#### [Directions]
Whenever a line below holds the word "lines", copy that line.

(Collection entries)
template <bool X2>
__device__ __forceinline__ void stem_stage_patch(const uint8_t* __restrict__ plane, int Hp, int Wp, int hi, int wi,
                                                 int y0, int x0, float m0, float m1, float m2, float s0, float s1,
                                                 float s2, bf16_t* lut_hi, bf16_t* lut_lo, bf16_t* patch_hi,
                                                 bf16_t* patch_lo) {
  const int tid = threadIdx.x, lane = tid & 63, wave = tid >> 6;
  for (int e = tid; e < 768; e += 256) {
    const int c = e >> 8;
    const float mean = c == 0 ? m0 : (c == 1 ? m1 : m2), sd = c == 0 ? s0 : (c == 1 ? s1 : s2);
    const float v = ((float)(e & 255) - mean) / sd;
    const bf16_t vh = (bf16_t)v;
    lut_hi[e] = vh;
    if (X2) lut_lo[e] = (bf16_t)(v - (float)vh);
  }
  __syncthreads();
  const bf16_t zero = (bf16_t)0.f;
  constexpr int RPW = (3 * S_PR + 3) / 4;
  const int w = 2 * x0 - 1 + lane, wc = min(max(w, 0), Wp - 1);
  const bool wok = w >= 0 && w < wi;
  const int w64 = 2 * x0 - 1 + 64, w64c = min(w64, Wp - 1);
  int byte[RPW + 1];
#pragma unroll
  for (int k = 0; k < RPW; ++k) {
    const int cr = min(wave + 4 * k, 3 * S_PR - 1);
    const int c = cr / S_PR, row = cr - c * S_PR;
    const int h = min(max(2 * y0 - 1 + row, 0), Hp - 1);
    byte[k] = plane[((long long)c * Hp + h) * Wp + wc];
  }
  {
    const int cr = min(tid, 3 * S_PR - 1), c = cr / S_PR, row = cr - c * S_PR;
    const int h = min(max(2 * y0 - 1 + row, 0), Hp - 1);
    byte[RPW] = plane[((long long)c * Hp + h) * Wp + w64c];
  }
// ... 21 lines not shown

__global__ __launch_bounds__(256) void stem_conv1_kernel(const uint8_t* __restrict__ img, const int* __restrict__ sizes,
                                                         float m0, float m1, float m2, float s0, float s1, float s2,
                                                         int N, int Hp, int Wp, int Ho, int Wo, int tiles_x, int tiles_y,
                                                         const bf16_t* __restrict__ w32, const float* __restrict__ bias,
                                                         bf16_t* __restrict__ out) {
  __shared__ bf16_t patch[3 * S_PR * S_PCP];
  const int tid = threadIdx.x, lane = tid & 63, wave = tid >> 6;
  const int frow = lane & 15, g = lane >> 4;
  const int tpi = tiles_x * tiles_y;
  const int n = blockIdx.x / tpi;
  const int t_in = blockIdx.x - n * tpi;
  const int ty = t_in / tiles_x, tx = t_in - ty * tiles_x;
  const int y0 = ty * S_TH, x0 = tx * S_TW;
  const int hi = sizes[2 * n], wi = sizes[2 * n + 1];
  const uint8_t* plane = img + (long long)n * 3 * Hp * Wp;
  __shared__ bf16_t lut[768];
  stem_stage_patch<false>(plane, Hp, Wp, hi, wi, y0, x0, m0, m1, m2, s0, s1, s2, lut, nullptr, patch, nullptr);
  bf16x8 bw[4];
#pragma unroll
  for (int j = 0; j < 4; ++j) bw[j] = *(const bf16x8*)(w32 + (16 * (frow >> 2) + 4 * j + (frow & 3)) * 32 + g * 8);
  int toff[8];
  bool real[8];
#pragma unroll
  for (int t = 0; t < 8; ++t) {
    const int k = 8 * g + t;
    const int tap = k / 3, c = k - 3 * tap, r = tap / 3, q = tap - 3 * r;
    real[t] = k < 27;
    toff[t] = real[t] ? (c * S_PR + r) * S_PCP + q : 0;
  }
  __syncthreads();
  const bf16_t zero = (bf16_t)0.f;
  f32x4 acc[4][4];
#pragma unroll
  for (int i = 0; i < 4; ++i) {
    const int ly = wave * 2 + (i >> 1), lx = (i & 1) * 16 + frow;
    const bf16_t* pb = patch + (2 * ly) * S_PCP + 2 * lx;
    bf16x8 a;
#pragma unroll
    for (int t = 0; t < 8; ++t) a[t] = real[t] ? pb[toff[t]] : zero;
#pragma unroll
    for (int j = 0; j < 4; ++j)
      acc[i][j] = __builtin_amdgcn_mfma_f32_16x16x32_bf16(bw[j], a, f32x4{0.f, 0.f, 0.f, 0.f}, 0, 0, 0);
  }
  f32x4 b4[4];
#pragma unroll
  for (int j = 0; j < 4; ++j) b4[j] = *(const f32x4*)(bias + 16 * g + 4 * j);
#pragma unroll
  for (int i = 0; i < 4; ++i) {
    const int y = y0 + wave * 2 + (i >> 1), x = x0 + (i & 1) * 16 + frow;
    if (y >= Ho || x >= Wo) continue;
    bf16x8 lo, hi8;
#pragma unroll
// ... 16 lines not shown
                                                            bf16_t* __restrict__ out) {
  __shared__ bf16_t patch_hi[3 * S_PR * S_PCP];
  __shared__ bf16_t patch_lo[3 * S_PR * S_PCP];
  const int tid = threadIdx.x, lane = tid & 63, wave = tid >> 6;
  const int frow = lane & 15, g = lane >> 4;
  const int tpi = tiles_x * tiles_y;
  const int n = blockIdx.x / tpi;
  const int t_in = blockIdx.x - n * tpi;
  const int ty = t_in / tiles_x, tx = t_in - ty * tiles_x;
  const int y0 = ty * S_TH, x0 = tx * S_TW;
  const int hi = sizes[2 * n], wi = sizes[2 * n + 1];
  const uint8_t* plane = img + (long long)n * 3 * Hp * Wp;
  __shared__ bf16_t lut_hi[768], lut_lo[768];
  stem_stage_patch<true>(plane, Hp, Wp, hi, wi, y0, x0, m0, m1, m2, s0, s1, s2, lut_hi, lut_lo, patch_hi, patch_lo);
  bf16x8 bwh[4], bwl[4];
#pragma unroll
  for (int j = 0; j < 4; ++j) {
    const bf16_t* wr = w32x2 + (16 * (frow >> 2) + 4 * j + (frow & 3)) * 64 + g * 8;
    bwh[j] = *(const bf16x8*)wr;
    bwl[j] = *(const bf16x8*)(wr + 32);
  }
  int toff[8];
  bool real[8];
#pragma unroll
  for (int t = 0; t < 8; ++t) {
    const int k = 8 * g + t;
    const int tap = k / 3, c = k - 3 * tap, r = tap / 3, q = tap - 3 * r;
    real[t] = k < 27;
    toff[t] = real[t] ? (c * S_PR + r) * S_PCP + q : 0;
  }
  __syncthreads();
  const bf16_t zero = (bf16_t)0.f;
  f32x4 acc[4][4];
#pragma unroll
  for (int i = 0; i < 4; ++i) {
    const int ly = wave * 2 + (i >> 1), lx = (i & 1) * 16 + frow;
    const int po = (2 * ly) * S_PCP + 2 * lx;
    bf16x8 ah, al;
#pragma unroll
    for (int t = 0; t < 8; ++t) {
      ah[t] = real[t] ? patch_hi[po + toff[t]] : zero;
      al[t] = real[t] ? patch_lo[po + toff[t]] : zero;
    }
#pragma unroll
    for (int j = 0; j < 4; ++j) {
      f32x4 c4 = __builtin_amdgcn_mfma_f32_16x16x32_bf16(bwh[j], ah, f32x4{0.f, 0.f, 0.f, 0.f}, 0, 0, 0);
      c4 = __builtin_amdgcn_mfma_f32_16x16x32_bf16(bwl[j], ah, c4, 0, 0, 0);
      acc[i][j] = __builtin_amdgcn_mfma_f32_16x16x32_bf16(bwh[j], al, c4, 0, 0, 0);
    }
  }
  f32x4 b4[4];
#pragma unroll
  for (int j = 0; j < 4; ++j) b4[j] = *(const f32x4*)(bias + 16 * g + 4 * j);
#pragma unroll
  for (int i = 0; i < 4; ++i) {
    const int y = y0 + wave * 2 + (i >> 1), x = x0 + (i & 1) * 16 + frow;
    if (y >= Ho || x >= Wo) continue;
    bf16x8 h0, h1, l0, l1;
#pragma unroll
    for (int r = 0; r < 4; ++r) {
      const float v0 = fmaxf(acc[i][0][r] + b4[0][r], 0.f), v1 = fmaxf(acc[i][1][r] + b4[1][r], 0.f);
      const float v2 = fmaxf(acc[i][2][r] + b4[2][r], 0.f), v3 = fmaxf(acc[i][3][r] + b4[3][r], 0.f);
      h0[r] = (bf16_t)v0; h0[4 + r] = (bf16_t)v1; h1[r] = (bf16_t)v2; h1[4 + r] = (bf16_t)v3;
      l0[r] = (bf16_t)(v0 - (float)h0[r]); l0[4 + r] = (bf16_t)(v1 - (float)h0[4 + r]);
      l1[r] = (bf16_t)(v2 - (float)h1[r]); l1[4 + r] = (bf16_t)(v3 - (float)h1[4 + r]);
    }
    bf16_t* dst = out + (((long long)n * Ho + y) * Wo + x) * 128 + 64 * (g >> 1) + 16 * (g & 1);
    *(bf16x8*)dst = h0;
    *(bf16x8*)(dst + 8) = h1;
    *(bf16x8*)(dst + 32) = l0;
    *(bf16x8*)(dst + 40) = l1;
  }
}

#### [Response for this exercise]
// ... 21 lines not shown
// ... 16 lines not shown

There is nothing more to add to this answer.